The presence of the biosignals indicates that a distinctly human speech production mechanism generated the speech. OriginStory also ensures the privacy of those recorded, as the biosignals it verifies are distinguishable between humanity and AI, but not between different individuals.

The resulting audio gets a watermark embedded in the file verifying its legitimacy. Any future retrieval of the media can then be guaranteed as authentically human to ensure public trust.

Addressing threats in a new AI-powered era

Inspiration for the idea came from a news story Berisha saw in 2023 about a mother living in the Phoenix area who received a call from a scammer claiming to have kidnapped her daughter. However, the teenage girl was safe and sound; what was supposedly her voice on the phone was an AI clone.

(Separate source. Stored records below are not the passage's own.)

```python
def score_dir_bwd(A, Bm, inv_t, shift, diag_offset, sumexp_a, sumexp_b, d_loss, scale, lq_a=None, lq_b=None, ent=None, pw=None):
    dev, Ra, Rb, D = A.device, A.shape[0], Bm.shape[0], A.shape[1]
    lq = _lq_pair(lq_a, lq_b, Ra, Rb, dev, ("lq_a", "lq_b"))
    dA = torch.empty_like(A)
    if pw is not None:
        name = "tt_score_dir_bwd_pw"
        with _timed(name):
            L.check(getattr(L.load(), name)(L.ctx(dev), L.ptr(A), L.ptr(Bm), Ra, Rb, D, inv_t, shift, diag_offset, *_pw_args(pw, ent, lq, 2),
                                            L.ptr(sumexp_a), L.ptr(sumexp_b), L.ptr(d_loss), scale, L.ptr(dA), L.stream(dev)), name)
        return dA
    if ent is not None:
        name = "tt_score_dir_bwd_mask"
        with _timed(name):
            L.check(getattr(L.load(), name)(L.ctx(dev), L.ptr(A), L.ptr(Bm), Ra, Rb, D, inv_t, shift, diag_offset, *_mask_args(ent, lq, 2),
                                            L.ptr(sumexp_a), L.ptr(sumexp_b), L.ptr(d_loss), scale, L.ptr(dA), L.stream(dev)), name)
        return dA
    name = "tt_score_dir_bwd_lq" if lq else "tt_score_dir_bwd"
    with _timed(name):
        L.check(getattr(L.load(), name)(L.ctx(dev), L.ptr(A), L.ptr(Bm), Ra, Rb, D, inv_t, shift, diag_offset, *map(L.ptr, lq),
                                        L.ptr(sumexp_a), L.ptr(sumexp_b), L.ptr(d_loss), scale, L.ptr(dA), L.stream(dev)), name)
    return dA


# ... 550 lines not shown
```

jodalrob-twotower_amd/towers.py:

```python
from __future__ import annotations

import ctypes as C
from typing import Dict, List, Optional, Sequence

import torch
from ._lib import no_dynamo as _no_dynamo
import torch.nn as nn

from . import _lib as L
from . import ops
from .config import settings
from .cat_embed import CategoricalEmbedder, EmbeddingStore


_DEBUG_KEEP = None


def _sync_comm(sides):
    if not sides:
        return None
    comms = [getattr(s.tower, "sync_comm", None) for s in sides]
    if any(c is None for c in comms) or not all(s.train for s in sides):
        return None
    if len({s.B for s in sides}) != 1 or len({s.p_drop for s in sides}) != 1:
        raise ValueError("SyncBN needs one batch size and one dropout rate for all towers of a pass")
    return comms[0]


def _al(n: int) -> int:
    return (n + 63) // 64 * 64


def _run_pass(items, one, many, key, sync):
    sides = [it[0] for it in items]
    comm = _sync_comm(sides)
    if comm is None and not (len(sides) > 1 and len({(s.B, s.tower.n_hidden) + key(s) for s in sides}) == 1):
        for s, *args in items:
            one(s.tower._params(), *args, s.B, s.train, s.p_drop, s.seed, s.emb.device, s.tower._seed_dev)
        return None
    s0 = sides[0]
    params = [s.tower._params() for s in sides]
    args = [list(col) for col in zip(*(it[1:] for it in items))]
    call = lambda: many(params, *args, s0.B, s0.train, s0.p_drop, s0.seed, s0.emb.device, s0.tower._seed_dev)
    keep = None
    if comm is None:
        call()
    else:
        at, local, gathered, stride, per = sync
        widths = [per * s.tower.tower_hidden_dims[1] for s in sides]
        loc = torch.empty(sum(widths), dtype=torch.float32, device=s0.emb.device)
        where = [(it[at], p, 4 * sum(widths[:k])) for k, (it, p) in enumerate(zip(items, params))]
        for s, (holder, p, off) in zip(sides, where):
            setattr(holder, local, loc.data_ptr() + off)
            p.sync_phase, p.sync_ranks, p.rng_row_offset = 1, comm.world, comm.rank * s.B
        try:
            call()
            allg = comm.all_gather(loc)
            for holder, p, off in where:
                setattr(holder, gathered, allg.data_ptr() + off)
                setattr(holder, stride, loc.numel())
                p.sync_phase = 2
            call()
        finally:
            for p in params:
                p.sync_phase = 0
        keep = (loc, allg)
    for s in sides:
        s.seed = s0.seed
    return keep


class BaseTower(nn.Module):
    def __init__(self, categorical_keys: List[str], metadata_path: str = "meta/metadata.csv", table_name: str = "notice",
                 categorical_embedding_dim: int = 64, dense_input_dim: int = 256,
                 tower_hidden_dims: Optional[List[int]] = None, final_embedding_dim: int = 128, dropout_rate: float = 0.2,
                 device="cuda:0", embedding_grad: Optional[str] = None, materialize_tables: bool = True,
                 mlp_dtype: Optional[str] = None):
        super().__init__()
        if tower_hidden_dims is None:
            tower_hidden_dims = [256, 128]
        self.mlp_dtype = mlp_dtype or settings.mlp_dtype
        if self.mlp_dtype not in ("fp32", "bf16"):
            raise ValueError(f"mlp_dtype must be 'fp32' or 'bf16', got {self.mlp_dtype!r}")
        io = settings.tower_io_dtype if self.mlp_dtype == "bf16" else "none"
        if io not in ("none", "x", "dx", "both"):
            raise ValueError(f"settings.tower_io_dtype must be none|x|dx|both, got {io!r}")
        self.x_dtype = torch.bfloat16 if io in ("x", "both") else torch.float32
        self.dx_dtype = torch.bfloat16 if io in ("dx", "both") else torch.float32
        self.unfused_tail, self.unfused_front, self.unfused_back = settings.tower_unfused_tail, settings.tower_unfused_front, settings.tower_unfused_back
        self.categorical_keys = list(categorical_keys)
        self.exchange = None
        self.sync_comm = None
        self.pack_for_score = False
        self._last_packed = None
        self.pack_scale = 1.0
        self._seed_dev = None
        self._w16 = None
        self._seed_override = None
        self.device = device
        self.tower_hidden_dims = list(tower_hidden_dims)
        self.final_embedding_dim = final_embedding_dim
        self.dropout_rate = float(dropout_rate)
        self.dense_input_dim = dense_input_dim
        dev = torch.device(device)
        self.categorical_embedder = CategoricalEmbedder(keys=self.categorical_keys, metadata_path=metadata_path,
                                                        table_name=table_name, embedding_dim=categorical_embedding_dim,
                                                        device=str(dev), embedding_grad=embedding_grad,
                                                        materialize=materialize_tables)
        self.dense_projection = nn.Linear(dense_input_dim, tower_hidden_dims[0])
        self._build_mlp(categorical_embedding_dim, tower_hidden_dims, final_embedding_dim, dropout_rate)
        self._struct_key = None
        self._params_struct = None
        self.to(dev)

    def _build_mlp(self, categorical_embedding_dim, tower_hidden_dims, final_embedding_dim, dropout_rate):
        in_dim = tower_hidden_dims[0] + len(self.categorical_keys) * categorical_embedding_dim
        layers = []
        for h in tower_hidden_dims[1:]:
            layers += [nn.Linear(in_dim, h), nn.ReLU(), nn.BatchNorm1d(h), nn.Dropout(dropout_rate)]
            in_dim = h
        layers.append(nn.Linear(in_dim, final_embedding_dim))
        self.mlp = nn.Sequential(*layers)

    @property
    def n_hidden(self) -> int:
        return len(self.tower_hidden_dims) - 1

    def dense_parameters(self) -> List[torch.Tensor]:
        ps = [self.dense_projection.weight, self.dense_projection.bias]
        for i in range(self.n_hidden):
            lin, bn = self.mlp[4 * i], self.mlp[4 * i + 2]
            ps += [lin.weight, lin.bias, bn.weight, bn.bias]
        ps += [self.mlp[4 * self.n_hidden].weight, self.mlp[4 * self.n_hidden].bias]
        return ps

    def _params(self):
        nh = self.n_hidden
        lins = [self.mlp[4 * i] for i in range(nh)]
        bns = [self.mlp[4 * i + 2] for i in range(nh)]
        out = self.mlp[4 * nh]
        tensors = [self.dense_projection.weight, self.dense_projection.bias, out.weight, out.bias]
        for lin, bn in zip(lins, bns):
            tensors += [lin.weight, lin.bias, bn.weight, bn.bias, bn.running_mean, bn.running_var]
        w16 = self._w16
        key = tuple(t.data_ptr() for t in tensors) + tuple(b.num_batches_tracked.data_ptr() for b in bns) + (self.mlp_dtype, self.x_dtype, self.dx_dtype, self.unfused_tail, self.unfused_front, self.unfused_back) + \
            ((w16[0].data_ptr(),) + tuple(w.data_ptr() for w in w16[1]) if w16 is not None else ())
        if key != self._struct_key:
            for t in tensors:
                if t.dtype != torch.float32 or not t.is_contiguous():
                    raise TypeError("tower parameters must be contiguous float32")
            E = self.categorical_embedder.embedding_dim
            self._params_struct = ops.tower_params_struct(
                self.dense_input_dim, self.tower_hidden_dims[0], len(self.categorical_keys) * E, self.tower_hidden_dims[1:],
                self.final_embedding_dim, self.dense_projection.weight, self.dense_projection.bias,
                [l.weight for l in lins], [l.bias for l in lins], [b.weight for b in bns], [b.bias for b in bns],
                [b.running_mean for b in bns], [b.running_var for b in bns], out.weight, out.bias,
                bn_nbt=[b.num_batches_tracked for b in bns],
                compute_dtype=ops.TT_BF16 if self.mlp_dtype == "bf16" else ops.TT_F32,
                x_dtype=ops.TT_BF16 if self.x_dtype == torch.bfloat16 else ops.TT_F32,
                dx_dtype=ops.TT_BF16 if self.dx_dtype == torch.bfloat16 else ops.TT_F32,
                flags=(ops.L.TT_TOWER_UNFUSED_TAIL if self.unfused_tail else 0) | (ops.L.TT_TOWER_UNFUSED_FRONT if self.unfused_front else 0) | (ops.L.TT_TOWER_UNFUSED_BACK if self.unfused_back else 0),
                w_proj_bf16=None if w16 is None else w16[0], w_bf16=() if w16 is None else w16[1])
            self._struct_key = key
        return self._params_struct

    @property
    def x_width(self) -> int:
        return self.tower_hidden_dims[0] + len(self.categorical_keys) * self.categorical_embedder.embedding_dim

    @_no_dynamo
    def forward(self, tower_input: Dict[str, torch.Tensor]) -> torch.Tensor:
        return run_towers([self], [tower_input])[0]
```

“It was really scary to read, and it hit home in a personal way because I have kids about the same age,” Berisha says.

Liss, an expert in speech physiology and speech acoustics, joined the project because of her alignment with Berisha on the dangers of AI voice cloning technology. She says developing protection against AI-generated speech is crucial to ensure world security.

The project is the latest in more than 10 years of collaboration between the pair on projects transcending boundaries between engineering and health applications.

“To translate innovative ideas into practical solutions, interdisciplinary collaborations are crucial,” Liss says. “ASU expects its faculty to imagine and try bold and innovative approaches to solving the world’s challenges. It’s baked into the culture here.”

With the Voice Cloning Challenge award under its belt, the OriginStory team aims to continue refining the technology for eventual commercialization. The team members will work with Drena Kusari, vice president of product at Microsoft, leveraging her expertise in developing tech products and bringing them to market.

For Berisha, the FTC naming OriginStory as one of its winners emphasizes the importance of the technology’s potential widespread use in society.

He says, “Our selection serves as further validation for our central thesis: We need new technology to establish a chain of trust that a voice is authentically human from the moment it is recorded to when it is listened to.”